(Saved data entries)
▬▬▬▬▬▬

# facebookresearch/vggsfm

Measured on NVIDIA H100. Metric: BA iterations/sec, higher is better.
Workload: dtype f64

## Files before the change

vggsfm_b200/csrc/chol.cu:

```cuda
#include <stdlib.h>
#include <algorithm>
#include <map>
#include <vector>
#include <tuple>
#include "common.cuh"

namespace vgg {

constexpr int CB = 128;
constexpr int CLD = 132;
constexpr int C_RPC = 16;
constexpr int C_RPC_MAX = 32;
constexpr int CT = 64;
constexpr int C_THREADS = 256;

__device__ __forceinline__ double fast_rsqrt(double p) {
  double r;
  asm("rsqrt.approx.ftz.f64 %0, %1;" : "=d"(r) : "d"(p));
  const double hp = 0.5 * p;
  r = r * fma(-hp * r, r, 1.5);
  r = r * fma(-hp * r, r, 1.5);
  return r;
}
constexpr double CHOL_PMIN = 2.2250738585072014e-308;
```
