Halo9Plan halo9_plan(const qea_wgrad_desc* d) {
  Halo9Plan h = {false, 0, 0, 0, 0, 0, 0, 0, 0, 64, 64, 1, 0};
  if (d->KH != 3 || d->KW != 3 || d->pad_h != 1 || d->pad_w != 1 || d->stride_h != 1 || d->stride_w != 1 || d->PH != d->QH || d->PW != d->QW) return h;
  if (d->R % 32 || d->C % 32) return h;
  h.sw = (d->PW % 32 == 0) ? 32 : (d->PW == 16 ? 16 : 0);
  if (!h.sw) return h;
  h.th = 64 / h.sw;
  if (d->PH % h.th) return h;
  h.tiles_x = d->PW / h.sw;
  h.tiles_y = d->PH / h.th;
  const long long nt = (long long)d->B * h.tiles_x * h.tiles_y;
  if (nt > 0x7fffffffLL) return h;
  h.n_tiles = (int)nt;
  h.rb = h.cb = (d->R % 64 || d->C % 64) ? 32 : 64;
  h.wk = 4 / ((h.rb / 32) * (h.cb / 32));
  h.r_blks = d->R / h.rb;
  h.c_blks = d->C / h.cb;
  h.spec = (h.rb == 64 && d->p_absmax && d->q_absmax && d->tile != 29) ? 1 : 0;
  int splits = d->splits > 0 ? d->splits : (h.spec ? 256 : 512) / (h.r_blks * h.c_blks);
  if (splits > h.n_tiles / 8) splits = h.n_tiles / 8;
  if (h.spec && h.sw == 32 && splits > d->B * h.tiles_x) splits = d->B * h.tiles_x;
  if (splits < 1) splits = 1;
  h.splits = splits;
  h.ok = true;
  return h;
}

template <int SW, int RB, int CB, int NPL>
int launch_halo9_(const qea_wgrad_desc* d, const Halo9Plan& h, hipStream_t s) {
  constexpr size_t lds = (size_t)NPL * (64 * RB + H9_HP_MAX * CB) * 2;
  const int rc = reserve_lds<wgrad_halo9_bf3_kernel<SW, RB, CB, NPL>>("qea_conv_wgrad", lds);
  if (rc != QEA_OK) return rc;
  hipLaunchKernelGGL((wgrad_halo9_bf3_kernel<SW, RB, CB, NPL>), dim3((unsigned)((long long)h.r_blks * h.c_blks * h.splits)), dim3(256), lds, s, d->p, d->q,
                     (float*)d->workspace, d->B, d->PH, d->PW, d->R, d->C, d->ldp, d->ldq, h, d->p_absmax, d->q_absmax);
  return QEA_OK;
}

template <int SW, int RB, int CB>
int launch_halo9_any(const qea_wgrad_desc* d, const Halo9Plan& h, hipStream_t s) {
  return (d->p_absmax && d->q_absmax) ? launch_halo9_<SW, RB, CB, 2>(d, h, s) : launch_halo9_<SW, RB, CB, 3>(d, h, s);
}

template <auto Kernel, size_t LDS>
int launch_halo9_pc(const qea_wgrad_desc* d, const Halo9Plan& h, hipStream_t s, double* bias_ws) {
  const int rc = reserve_lds<Kernel>("qea_conv_wgrad", LDS);
  if (rc != QEA_OK) return rc;
  hipLaunchKernelGGL(Kernel, dim3((unsigned)((long long)h.r_blks * h.c_blks * h.splits)), dim3(512), LDS, s, d->p, d->q, (float*)d->workspace, d->B, d->PH, d->PW,
                     d->R, d->C, d->ldp, d->ldq, h, d->p_absmax, d->q_absmax, bias_ws);
  return QEA_OK;
}

int launch_halo9(const qea_wgrad_desc* d, const Halo9Plan& h, hipStream_t s, double* bias_ws) {
  if (h.spec)
    return h.sw == 32 ? launch_halo9_pc<wgrad_halo9_ring_kernel, halo9_ring_lds()>(d, h, s, bias_ws)
                      : launch_halo9_pc<wgrad_halo9_spec_kernel<16>, halo9_spec_lds<16>()>(d, h, s, bias_ws);
  if (h.sw == 32) return h.rb == 64 ? launch_halo9_any<32, 64, 64>(d, h, s) : launch_halo9_any<32, 32, 32>(d, h, s);
  return h.rb == 64 ? launch_halo9_any<16, 64, 64>(d, h, s) : launch_halo9_any<16, 32, 32>(d, h, s);
}

enum Family { GENERIC, HALO_F32, NINE_TAP };

struct Route {
  Family family;
  union {
    Plan generic;
    HaloPlan halo;
    Halo9Plan nine;
  };
  size_t slab_floats;
  int n_slabs;
  size_t slab_bytes;
  size_t bias_bytes;
  size_t workspace_bytes;
  bool fuses_bias;
  bool wants_absmax;
  int split_tag;
  const char* error;
};

Route route(const qea_wgrad_desc* d) {
  Route r = {};
  const int tile = d->tile;
  const int both_tag = (d->p_absmax && d->q_absmax) ? 2 : 1;
  r.slab_floats = (size_t)d->R * d->KH * d->KW * d->C;
  if ((tile == 0 && qea_split_bf16_enabled()) || tile == 23 || tile == 29) {
    r.nine = halo9_plan(d);
    if (r.nine.ok) {
      r.family = NINE_TAP;
      r.n_slabs = r.nine.splits * r.nine.wk;
      r.fuses_bias = r.nine.spec;
      if (r.nine.spec && d->dbias) r.bias_bytes = (size_t)r.nine.splits * 4 * d->R * sizeof(double);
      r.wants_absmax = true;
      r.split_tag = both_tag;
    } else if (tile != 0) {
      r.error = "qea_conv_wgrad: tile 23 (nine-tap split-bf16) needs a 3x3 pad-1 stride-1 conv, R,C multiples of 64, PW in {16, 32k}";
    }
  }
  if (r.family == GENERIC && !r.error && (tile == 0 || tile == 6)) {
    r.halo = halo_plan(d);
    if (r.halo.ok) {
      r.family = HALO_F32;
      r.n_slabs = r.halo.grid * r.halo.wk;
    } else if (tile != 0) {
      r.error = "qea_conv_wgrad: tile 6 (LDS-halo) needs a 3x3 pad-1 stride-1 conv with R,C in {32,64}, PW %% 32 == 0";
    }
  }
  if (r.family == GENERIC && !r.error) {
    const Tile* t = find_tile(tile ? tile : auto_tile(d->R, d->C));
    if (!t) {
      r.error = "qea_conv_wgrad: unknown tile %d";
      return r;
    }
    r.generic = make_plan(d, t);
    r.n_slabs = r.generic.splits > 1 ? r.generic.splits : 0;
    r.wants_absmax = t->id >= FIRST_SPLIT_TILE;
    r.split_tag = r.wants_absmax ? both_tag : 0;
  }
  r.slab_bytes = r.n_slabs ? slab_workspace_bytes(r.slab_floats, r.n_slabs) : 0;
  r.workspace_bytes = r.slab_bytes + r.bias_bytes;
  return r;
}
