#ifdef TH_PROFILE
int th_debug_gemm_prof(th_ctx *ctx, long long *h_out4) {
    TH_HIP(hipStreamSynchronize(ctx->stream));
    TH_HIP(hipMemcpyFromSymbol(h_out4, HIP_SYMBOL(th::g_gemm_prof), 4 * sizeof(long long)));
    return 0;
}
#endif

int th_sgemm(th_ctx *ctx, int trans_a, int trans_b, int m, int n, int k, float alpha, const float *d_a,
             const float *d_b, float beta, float *d_c) {
    TH_REQUIRE(ctx, "th_sgemm: null ctx");
    TH_REQUIRE(m >= 0 && n >= 0 && k >= 0, "th_sgemm: negative dimension");
    TH_REQUIRE((m == 0 || n == 0) || (d_c && (k == 0 || (d_a && d_b))), "th_sgemm: null device pointer");
    Epilogue ep = make_ep(alpha, beta);
    return gemm_dispatch(ctx, trans_a, trans_b, m, n, k, d_a, d_b, d_c, ep);
}

int th_linear_fwd(th_ctx *ctx, const float *d_x, const float *d_w, const float *d_b, float *d_y, int batch,
                  int in_features, int out_features, int relu) {
    TH_REQUIRE(ctx && d_x && d_w && d_y, "th_linear_fwd: null argument");
    Epilogue ep = make_ep(1.0f, 0.0f, d_b, relu);
    return gemm_dispatch(ctx, 0, 1, batch, out_features, in_features, d_x, d_w, d_y, ep);
}

int th_linear_fwd_ex(th_ctx *ctx, const float *d_x, const float *d_w, const float *d_b, float *d_y, int batch, int in_features,
                     int out_features, int relu, const th_adam_slice *extra, int n_extra, int32_t *d_tick) {
    TH_REQUIRE(ctx && d_x && d_w && d_y, "th_linear_fwd_ex: null argument");
    TH_REQUIRE(n_extra >= 0 && n_extra <= TH_MAX_ADAM_SLICES && (n_extra == 0 || extra), "th_linear_fwd_ex: bad extra slices");
    for (int i = 0; i < n_extra; ++i)
        TH_REQUIRE(extra[i].f.d_p != d_w && extra[i].f.d_p != d_b, "th_linear_fwd_ex: a carried slice must not alias what this launch reads");
    const int m = batch, n = out_features, k = in_features;
    const long tiles = (long)ceil_div(m, 16) * ceil_div(n, 16);
    if (m > 0 && n > 0 && k > 0 && !gemm_is_big(m, n, k) && !(tiles < 64 && k >= 2048)) {
        SmallArgs p{d_x, nullptr, d_w, d_y, nullptr, m, n, k, k, 1, 1, k, (k + 15) / 16 * 16, 0, 0, make_ep(1.0f, 0.0f, d_b, relu)};
        p.a_vec = aligned16(d_x) && (k % 4 == 0);
        p.b_vec = aligned16(d_w) && (k % 4 == 0);
        const AdamSlices x = make_adam_slices(extra, n_extra, ctx);
        const dim3 grid(ceil_div(n, 16), ceil_div(m, 16) + 1, 1);
        p.xcd_blocks = grid.x == 8 && grid.y == 5;
        if (tiles < 256 && k >= 256) hipLaunchKernelGGL((sgemm_small16_tick<true, true, 16>), grid, dim3(1024), 0, ctx->stream, p, x, d_tick);
        else hipLaunchKernelGGL((sgemm_small16_tick<true, true, 4>), grid, dim3(256), 0, ctx->stream, p, x, d_tick);
        TH_LAUNCH_CHECK();
        return 0;
    }
    if (int rc = th_adam_slices(ctx, extra, n_extra)) return rc;
    if (d_tick)
        if (int rc = th_adam_tick(ctx, d_tick)) return rc;
    return th_linear_fwd(ctx, d_x, d_w, d_b, d_y, batch, in_features, out_features, relu);
}

}

namespace th {

constexpr int THIN_ROWS = 32;
__global__ __launch_bounds__(256) void linear_dx_thin_kernel(const float *__restrict__ dz, const float *__restrict__ w, const float *__restrict__ xmask,
                                                             float *__restrict__ dx, float *__restrict__ colpart, int batch, int in_f, int out_f,
                                                             int accumulate) {
    __shared__ float dzs[THIN_ROWS][16];
    const int t = threadIdx.x, r0 = blockIdx.y * THIN_ROWS, col = (blockIdx.x * 256 + t) * 4;
    for (int i = t; i < THIN_ROWS * 16; i += 256) {
        const int r = i >> 4, o = i & 15;
        dzs[r][o] = (r0 + r < batch && o < out_f) ? dz[(long)(r0 + r) * out_f + o] : 0.f;
    }
    float4 wv[16];
#pragma unroll
    for (int o = 0; o < 16; ++o) wv[o] = (o < out_f && col < in_f) ? *reinterpret_cast<const float4 *>(w + (long)o * in_f + col) : make_float4(0.f, 0.f, 0.f, 0.f);
    __syncthreads();
    if (col >= in_f) return;
    float4 cs = make_float4(0.f, 0.f, 0.f, 0.f);
#pragma unroll 8
    for (int r = 0; r < THIN_ROWS; ++r) {
        if (r0 + r >= batch) break;
        const long idx = (long)(r0 + r) * in_f + col;
        float4 v = accumulate ? *reinterpret_cast<const float4 *>(dx + idx) : make_float4(0.f, 0.f, 0.f, 0.f);
#pragma unroll
        for (int o = 0; o < 16; ++o) {
            const float d = dzs[r][o];
            v.x = fmaf(d, wv[o].x, v.x); v.y = fmaf(d, wv[o].y, v.y); v.z = fmaf(d, wv[o].z, v.z); v.w = fmaf(d, wv[o].w, v.w);
        }
        if (xmask) {
            const float4 m = *reinterpret_cast<const float4 *>(xmask + idx);
            v.x = m.x > 0.f ? v.x : 0.f; v.y = m.y > 0.f ? v.y : 0.f; v.z = m.z > 0.f ? v.z : 0.f; v.w = m.w > 0.f ? v.w : 0.f;
        }
        *reinterpret_cast<float4 *>(dx + idx) = v;
        cs.x += v.x; cs.y += v.y; cs.z += v.z; cs.w += v.w;
    }
    if (colpart) *reinterpret_cast<float4 *>(colpart + (long)blockIdx.y * in_f + col) = cs;
}

static int dx_epilogue_rows(int batch, int in_f, int out_f) {
    if (batch <= 0 || in_f <= 0 || out_f <= 0) return 0;
    if (out_f <= 16 && in_f % 4 == 0 && (long)batch * in_f >= (1L << 20)) return ceil_div(batch, THIN_ROWS);
    if (gemm_tile_class(batch, in_f, out_f) == TileClass::Tile128 && tile128_kz(batch, in_f, out_f) == 1) return ceil_div(batch, BM);
    return 0;
}

}

extern "C" {

int th_linear_bwd_dx_epilogue_rows(int batch, int in_features, int out_features) { return th::dx_epilogue_rows(batch, in_features, out_features); }

int th_linear_bwd_separate_products(int batch, int in_features, int out_features, int with_dx, int with_dw, int dx_epilogue) {
    const int ep_rows = (dx_epilogue && with_dx) ? th::dx_epilogue_rows(batch, in_features, out_features) : 0;
    const bool thin_dx = ep_rows > 0 && out_features <= 16;
    const bool dw_big = with_dw && gemm_is_big(out_features, in_features, batch);
    const bool dx_big = with_dx && !thin_dx && gemm_is_big(batch, in_features, out_features);
    return (!dw_big && !dx_big && batch <= 4096 && out_features <= 4096) ? 0 : 1;
}

int th_linear_bwd(th_ctx *ctx, const float *d_x, const float *d_w, const float *d_dy, const float *d_relu_y, float *d_dx,
                  float *d_dw, float *d_db, int batch, int in_features, int out_features, int accumulate_mask) {
    return th_linear_bwd_adam(ctx, d_x, d_w, d_dy, d_relu_y, d_dx, d_dw, d_db, batch, in_features, out_features, accumulate_mask,
                              nullptr, nullptr);
}

int th_linear_bwd_adam(th_ctx *ctx, const float *d_x, const float *d_w, const float *d_dy, const float *d_relu_y, float *d_dx,
                       float *d_dw, float *d_db, int batch, int in_features, int out_features, int accumulate_mask,
                       const th_adam_fuse *w_fuse, const th_adam_fuse *b_fuse) {
    return th_linear_bwd_adam_ex(ctx, d_x, d_w, d_dy, d_relu_y, d_dx, d_dw, d_db, batch, in_features, out_features, accumulate_mask,
                                 w_fuse, b_fuse, nullptr, 0);
}
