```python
def load() -> ctypes.CDLL:
    global _lib
    if _lib is not None:
        return _lib
    if not os.path.exists(LIB_PATH):
        raise ImportError(
            "muscato_amd: %s is missing -- build it with `python -m muscato_amd.build` "
            "(hipcc, gfx950).  There is no CPU fallback." % LIB_PATH)
    import sys
    torch = sys.modules.get("torch")
    if torch is not None:
        try:
            if torch.cuda.is_available():
                torch.cuda.init()
        except Exception:
            pass
    lib = ctypes.CDLL(LIB_PATH)
    for s in SYMBOLS:
        if not hasattr(lib, s):
            raise ImportError("muscato_amd: %s does not export %s" % (LIB_PATH, s))
    vp, u64, i32 = ctypes.c_void_p, ctypes.c_uint64, ctypes.c_int32
    lib.musc_abi_version.restype = ctypes.c_int
    lib.musc_init.argtypes = [ctypes.c_int, ctypes.POINTER(vp)]
    lib.musc_destroy.argtypes = [vp]
    lib.musc_destroy.restype = None
    lib.musc_last_error.argtypes = [vp]
    lib.musc_last_error.restype = ctypes.c_char_p
    lib.musc_reload_env.argtypes = [vp]
    lib.musc_db_load_ascii.argtypes = [vp, vp, vp, ctypes.c_uint32, ctypes.c_int]
    lib.musc_db_load_packed.argtypes = [vp, vp, vp, vp, ctypes.c_uint32]
    lib.musc_db_build_index.argtypes = [vp, i32]
    lib.musc_db_build_index_for.argtypes = [vp, ctypes.POINTER(MuscParams), i32]
    lib.musc_db_set_partition_bases.argtypes = [vp, u64]
    lib.musc_db_partitions.argtypes = [vp, vp, ctypes.c_uint32, ctypes.POINTER(ctypes.c_uint32)]
    lib.musc_reads_load_ascii.argtypes = [vp, vp, vp, u64, ctypes.c_int]
    lib.musc_reads_load_packed.argtypes = [vp, vp, vp, vp, u64]
    lib.musc_reads_load_packed32.argtypes = [vp, vp, vp, vp, ctypes.c_uint32, u64, ctypes.c_int]
    lib.musc_reads_sort_unique.argtypes = [vp, vp, vp, u64, ctypes.c_int, ctypes.POINTER(vp), ctypes.POINTER(vp),
                                           ctypes.POINTER(u64)]
    lib.musc_reads_prep_fastq.argtypes = [vp, vp, u64, ctypes.c_int, i32, i32, ctypes.POINTER(MuscFastqPrep)]
    lib.musc_reads_prep_fastq.restype = ctypes.c_int
    lib.musc_fastq_prep_free.argtypes = [ctypes.POINTER(MuscFastqPrep)]
    lib.musc_fastq_prep_free.restype = None
    lib.musc_match_device.argtypes = [vp, ctypes.POINTER(MuscParams), ctypes.POINTER(u64)]
    lib.musc_hits_copy.argtypes = [vp, vp, u64, ctypes.c_int]
    lib.musc_hits_copy_packed.argtypes = [vp, vp, u64, ctypes.c_int, u64, ctypes.POINTER(i32)]
    lib.musc_hits_copy_compact.argtypes = [vp, vp, u64, vp, u64, ctypes.c_int, ctypes.POINTER(i32)]
    lib.musc_hits_unpack.argtypes = [vp, vp, u64, ctypes.c_int, ctypes.POINTER(i32), vp]
    lib.musc_match.argtypes = [vp, ctypes.POINTER(MuscParams), ctypes.POINTER(vp), ctypes.POINTER(u64)]
    lib.musc_free_hits.argtypes = [vp]
    lib.musc_free_hits.restype = None
    lib.musc_get_stats.argtypes = [vp, ctypes.POINTER(MuscStats)]
    lib.musc_last_instance.argtypes = [vp, ctypes.POINTER(ctypes.c_uint32)]
    lib.musc_instances.argtypes = [ctypes.POINTER(ctypes.c_uint32), ctypes.c_uint32, ctypes.POINTER(ctypes.c_uint32)]
    lib.musc_stream_plan.argtypes = [u64, ctypes.c_uint32, ctypes.c_uint32, vp, vp, u64, ctypes.POINTER(u64), ctypes.POINTER(u64)]
    lib.musc_overflow_probes.argtypes = [vp, ctypes.POINTER(vp), ctypes.POINTER(vp), ctypes.POINTER(u64)]
    lib.musc_overflow_probes.restype = ctypes.c_int
    lib.musc_free_u32.argtypes = [vp]
    lib.musc_free_u32.restype = None
    lib.musc_gather.argtypes = [ctypes.POINTER(vp), ctypes.c_int, ctypes.POINTER(u64),
                                ctypes.POINTER(vp), ctypes.POINTER(u64)]
    lib.musc_gather_rccl.argtypes = lib.musc_gather.argtypes
    lib.musc_rccl_probe.argtypes = [ctypes.c_char_p, ctypes.c_uint64]
    lib.musc_results_set_gene_text.argtypes = [vp, vp, vp, vp, ctypes.c_uint32]
    lib.musc_results_set_read_text.argtypes = [vp, vp, vp, u64]
    lib.musc_results_order.argtypes = [vp, vp, u64, ctypes.c_int, ctypes.POINTER(u64), ctypes.POINTER(u64)]
    lib.musc_results_hits.argtypes = [vp, vp, u64, ctypes.c_int]
    lib.musc_results_text.argtypes = [vp, u64, u64, vp, u64, ctypes.c_int, ctypes.POINTER(u64)]
    lib.musc_results_last_ms.argtypes = [vp, ctypes.POINTER(ctypes.c_float), ctypes.POINTER(ctypes.c_float)]
    lib.musc_results_number_key.argtypes = [ctypes.c_uint32, ctypes.c_uint32, ctypes.POINTER(u64)]
    for name in ("musc_results_set_gene_text", "musc_results_set_read_text", "musc_results_order", "musc_results_hits",
                 "musc_results_text", "musc_results_last_ms", "musc_results_number_key"):
        getattr(lib, name).restype = ctypes.c_int
    for name in ("musc_init", "musc_reload_env", "musc_db_load_ascii", "musc_db_load_packed", "musc_db_build_index", "musc_db_build_index_for", "musc_db_build_index_for",
                 "musc_db_set_partition_bases", "musc_db_partitions",
                 "musc_reads_load_ascii", "musc_reads_load_packed", "musc_reads_load_packed32", "musc_reads_sort_unique", "musc_match_device",
                 "musc_hits_copy", "musc_hits_copy_packed", "musc_hits_copy_compact", "musc_hits_unpack", "musc_match", "musc_get_stats", "musc_last_instance", "musc_instances",
                 "musc_stream_plan", "musc_gather", "musc_gather_rccl", "musc_rccl_probe"):
        getattr(lib, name).restype = ctypes.c_int
    _lib = lib
    return lib
```

muscato_amd/csrc/muscato_hip.hip:

```cpp

#include <hip/hip_runtime.h>
#include <rccl/rccl.h>
#include <dlfcn.h>

#include <algorithm>
#include <cstdarg>
#include <cstdio>
#include <cstdlib>
#include <cstring>
#include <map>
#include <mutex>
#include <string>
#include <type_traits>
#include <vector>

#include "../../include/muscato_hip.h"

#include "kernels_common.hpp"
#include "kernels_index.hpp"
#include "kernels_screen.hpp"
#include "kernels_confirm.hpp"
#include "kernels_match.hpp"
#include "kernels_match_lane_inst.hpp"
#include "kernels_screen_lane.hpp"
#include "kernels_partition.hpp"
#include "kernels_results.hpp"
MUSC_LANE_INSTANCES_4(extern)
MUSC_LANE_INSTANCES_8(extern)
MUSC_LANE_INSTANCES_12(extern)
MUSC_LANE_INSTANCES_8W(extern)
MUSC_LANE_INSTANCES_12W(extern)
MUSC_LANE_INSTANCES_16W(extern)
MUSC_LANE_INSTANCES_SPEC(extern)
MUSC_DMA_INSTANCES(extern)


namespace {

thread_local std::string g_init_error;

template <class T>
struct DevBuf {
  T* p = nullptr;
  uint64_t cap = 0;
  void release() {
    if (p) (void)hipFree(p);
    p = nullptr;
    cap = 0;
  }
};
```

▬▬▬▬▬▬

→ **PROBLEM DETAILS**
Among the lines above, find the ones containing "grid" and copy them.

→ **RESPONSE TO THE TASK**
      r.n_slabs = r.halo.grid * r.halo.wk;
        const dim3 grid(ceil_div(n, 16), ceil_div(m, 16) + 1, 1);
        p.xcd_blocks = grid.x == 8 && grid.y == 5;
        if (tiles < 256 && k >= 256) hipLaunchKernelGGL((sgemm_small16_tick<true, true, 16>), grid, dim3(1024), 0, ctx->stream, p, x, d_tick);
        else hipLaunchKernelGGL((sgemm_small16_tick<true, true, 4>), grid, dim3(256), 0, ctx->stream, p, x, d_tick);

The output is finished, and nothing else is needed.